Con excepción de Glenn D. Lowry –director del MoMA–, el «top ten» de la «Power 100» está copado este año por personalidades o colectivos relacionados directamente con cuestiones atinentes al racismo y al género. Y –quién nos lo iba a decir hace unos años–, hay que esperar a las casillas 29, 30 y 31 para descubrir a los grandes representantes del poder económico dentro del mundo del arte –los galeristas Larry Gagosian, David Zwirner e Iwan y Manuela Wirth–. Sorprendentemente, y a día de hoy, el activismo social otorga más autoridad en el mundo del arte que el dinero. ¿Milagro? ¿Anomalía histórica? ¿Situación pasajera?
Si, en efecto, y tal y como refleja la «Power 100», el mundo del arte ha girado bruscamente hacia lo social como consecuencia de una transformación radical de su estructura interna, estaremos de enhorabuena y nos encontraremos ante una revolución sin precedentes que afectará a cada uno de los sectores que lo conforman. Pero seamos cautos e introduzcamos un elemento de relativización que nos permita comprender esta brusca basculación de los intereses. No nos encontramos ante un año cualquiera. En primer lugar, la violencia policial en Estados Unidos se ha visualizado más que nunca tras el asesinato de George Floyd; circunstancia que ha motivado un estado conciencia y de sensibilidad acerca de la problemática del racismo como hacía tiempo que no se percibía.
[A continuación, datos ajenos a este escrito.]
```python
class VgTiming(C.Structure):
# ... 183 lines not shown
        L.vg_vcfidx_text_host.argtypes = [vp, vp, C.c_uint64, C.c_int]
        L.vg_vcfidx_text_device.argtypes = [vp, C.c_int, vp, C.c_uint64]
        L.vg_vcfidx_bgzf.argtypes = [vp, vp, C.c_uint64]
        L.vg_vcfidx_bound.argtypes = [vp]
        L.vg_vcfidx_bound.restype = C.c_uint64
        L.vg_vcfidx_finish.argtypes = [vp, vp, C.c_uint64, C.POINTER(C.c_uint64)]
        L.vg_vcfidx_error.argtypes = [vp, C.POINTER(C.c_uint64)]
        L.vg_vcfidx_error.restype = C.c_char_p
        L.vg_vcfidx_stats.argtypes = [vp, vp]
        L.vg_bgzf_deflate_device_indexed.argtypes = [C.c_int, vp, C.c_uint64, C.c_uint32, C.c_int, C.c_int, vp, vp, C.c_uint64, C.POINTER(C.c_uint64)]
        L.vg_jtext_bgzf_index.argtypes = [vp, vp]
        L.vg_jtext_create_info.argtypes = [C.c_int, C.c_uint64, C.c_uint32, C.c_uint32, C.c_uint64, C.c_uint64, C.c_uint64, C.c_int, C.c_int, C.POINTER(vp)]
        L.vg_jtext_text_bound_info.argtypes = [C.c_uint64, C.c_uint64, C.c_uint32, C.c_int]
        L.vg_jtext_text_bound_info.restype = C.c_uint64
        L.vg_jtext_render_host_info.argtypes = [C.c_uint64, C.c_uint32, vp, vp, vp, C.c_uint64, vp, C.c_uint64, vp, C.c_uint64, C.c_int, C.c_int, vp, C.c_uint64, C.POINTER(C.c_uint64), C.POINTER(C.c_uint64)]
        L.vg_jtext_counts.argtypes = [vp, vp, C.c_uint64, vp, C.c_uint64, vp]
        L.vg_jtext_counts_host.argtypes = [C.c_uint64, C.c_uint32, vp, vp, vp, C.c_uint64, vp, C.c_uint64, vp]
        try:
            L.vg_held_passes.argtypes = [vp]
            L.vg_held_passes.restype = C.c_uint64
        except AttributeError:
            if not os.environ.get("VARGENO_HIP_LIB"):
                raise
        if not os.environ.get("VARGENO_HIP_LIB"):
            want = source_build_id()
            got = L.vg_build_id().decode()
            if want is not None and got != want:
                raise RuntimeError("stale %s: built from sources with id %s, the sources next to it have id %s -- rebuild with "
                                   "`python -c 'import __graft_entry__ as g; g.build()'`" % (LIB_PATH, got, want))
        _lib = L
    return _lib


LIB_SOURCES = [os.path.join(HERE, "..", "include", "vargeno_hip.h")] + [os.path.join(HERE, "csrc", f) for f in ("vg_device.h", "vg_wave.h", "vargeno_hip.hip", "vg_sort.hip", "vg_arena.h", "vg_hostpack.h", "vg_hostpack.cpp", "vg_allreduce_plan.h", "vg_hostpack_impl.h", "vg_hostpack_impl.inc", "vg_hostpack_avx2.cpp")]


def source_build_id():
    import hashlib

    h = hashlib.sha256()
    try:
        for f in LIB_SOURCES:
            with open(f, "rb") as fh:
                h.update(fh.read())
    except OSError:
        return None
# ... 7 lines not shown
```

vargeno_amd/api.py:

```python
from __future__ import annotations

import collections
import ctypes as C
import os
import re

import numpy as np

from . import _lib
from ._lib import VgIndexArrays, VgStats, VgTiming, check, lib


def _ptr(a):
    return a.ctypes.data_as(C.c_void_p)
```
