@@ -563,12 +577,12 @@
       sQaf[(a0 + g) + (j0 + 2 * t) * NFM] = acc[n][0];
       sQaf[(a0 + g) + (j0 + 2 * t + 1) * NFM] = acc[n][1];
     }
-  } else if (!impact && warp < 2 * TM) {
-    const int a0 = tile_off(warp - TM, NFM);
+  } else if (!impact && warp < 2 * TMA) {
+    const int a0 = tile_off(warp - TMA, NFA);
     double acc[TV][2];
 #pragma unroll
     for (int n = 0; n < TV; ++n) acc[n][0] = acc[n][1] = 0.0;
-    warp_mma_band<NFM, TV, NV>(
+    warp_mma_band<NFA, TV, NV>(
         acc, a0, [&](int a, int l) { return sQff[a + l * NFM]; }, [&](int l, int j) { return sZ[(NV + l) + j * NVF]; });
 #pragma unroll
     for (int n = 0; n < TV; ++n) {
@@ -583,7 +597,7 @@
         v = vla[r] - vQaa[r] * vr[r];
       } else {
         double acc = 0.0;
-        for (int l = 0; l < NFM; ++l) acc = fma(sQff[(r - NV) + l * NFM], vr[NV + l], acc);
+        for (int l = 0; l < NFA; ++l) acc = fma(sQff[(r - NV) + l * NFM], vr[NV + l], acc);
         v = (r - NV < nf) ? -vlf[r - NV] - acc : 0.0;
       }
       vlaf[r] = v;
@@ -592,6 +606,11 @@
       if (!impact) ex[S.e_haf + r] = (c.sto || c.sto_next) ? vhaf[r] : 0.0;
       if (r < NV) ex[S.e_Qaa + r] = vQaa[r];
     }
+  } else if constexpr (MROWS < NFM) {
+    constexpr int NZ = NFM - MROWS, FREE = NTHR - 64 * TMA - 32;
+    if (warp >= 2 * TMA)
+      for (int e = tid - 64 * TMA; e < NZ * (impact ? NX : NX + NV); e += FREE)
+        sQaf[MROWS + e % NZ + (e / NZ) * NFM] = 0.0;
   }
   __syncthreads();
   if (tid == 0) {
@@ -619,9 +638,9 @@
     }
     warp_mma_band<NV, TX, NX>(
         acc, i0, [&](int ii, int l) { return -sR[l + ii * NVF]; }, [&](int l, int j) { return -vQaa[l] * sR[l + j * NVF]; });
-    warp_mma_band<NFM, TX, NX>(
+    warp_mma_band<NFA, TX, NX>(
         acc, i0, [&](int ii, int l) { return -sR[(NV + l) + ii * NVF]; }, [&](int l, int j) { return sQaf[l + j * NFM]; });
-    warp_mma_band<NFM, TX, NX>(
+    warp_mma_band<NFA, TX, NX>(
         acc, i0, [&](int ii, int l) { return ii < NV ? sQqf[ii + l * NV] : 0.0; },
         [&](int l, int j) { return sR[(NV + l) + j * NVF]; });
     double* qxx_out = kkt + K.k_Qxx + (i0 + g) + 2 * t * NX;
@@ -639,9 +658,9 @@
       for (int n = 0; n < TV; ++n) acc[n][0] = acc[n][1] = 0.0;
       warp_mma_band<NV, TV, NV>(
           acc, i0, [&](int ii, int l) { return -sR[l + ii * NVF]; }, [&](int l, int j) { return vQaa[l] * sZ[l + j * NVF]; });
-      warp_mma_band<NFM, TV, NV>(
+      warp_mma_band<NFA, TV, NV>(
           acc, i0, [&](int ii, int l) { return -sR[(NV + l) + ii * NVF]; }, [&](int l, int j) { return sQuf[l + j * NFM]; });
-      warp_mma_band<NFM, TV, NV>(
+      warp_mma_band<NFA, TV, NV>(
           acc, i0, [&](int ii, int l) { return ii < NV ? -sQqf[ii + l * NV] : 0.0; },
           [&](int l, int j) { return sZ[(NV + l) + j * NVF]; });
       double* qxup_out = ex + S.e_Qxup + (i0 + g);
@@ -669,7 +688,7 @@
       }
       warp_mma_band<NV, TU, NU>(
           acc, r0, [&](int ii, int l) { return sZ[ii + l * NVF]; }, [&](int l, int j) { return vQaa[l] * sZ[l + (np + j) * NVF]; });
-      warp_mma_band<NFM, TU, NU>(
+      warp_mma_band<NFA, TU, NU>(
           acc, r0, [&](int ii, int l) { return sZ[ii + (NV + l) * NVF]; }, [&](int l, int j) { return sQuf[l + (np + j) * NFM]; });
 #pragma unroll
       for (int n = 0; n < TU; ++n) {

Y, además, está la Covid-19. Los estragos de la pandemia han ocasionado que las ferias de arte, bienales y la programación de los museos se hayan clausurado, interrumpido o pospuesto. Más allá del mercado elitista de las casas de subastas, la compra-venta de arte ha descendido en términos jamás vistos. Debido a ello, 2020 ha estado carente de exposiciones relevantes que otorgaran especial protagonismo e influencia a un artista específico; no se han desarrollado proyectos curatoriales de envergadura que encumbraran a comisarios todopoderosos; la ascendencia de los museos ha decaído; las galerías viven sus peores momentos como creadoras de tendencia; y el mundo del coleccionismo sufre la misma depresión que el resto de esferas del mundo del arte.
Es entendible, por tanto, que todos aquellos nombres que, año tras año y por mor de los grandes eventos organizados, ocupaban posiciones preferentes en la lista de los «Power 100» se encuentren este año ausentes, y que, en buena lógica, la actualidad social haya adquirido un protagonismo hasta ahora inédito. Habrá que esperar a la lista de 2021 para comprobar si el vuelco de este año se confirma, o si, por el contrario, todo ha sido un espejismo. Pero de lo que no cabe duda es que, suceda lo que suceda en entregas venideras, esta «Power 100» constituye el suceso más transgresor y de envergadura política de cuantos han sucedido en el mundo del arte durante los últimos años. De ratificarse dicho «giro social», el «año Covid» no solo habrá partido en dos nuestras vidas, sino también el relato del mundo del arte.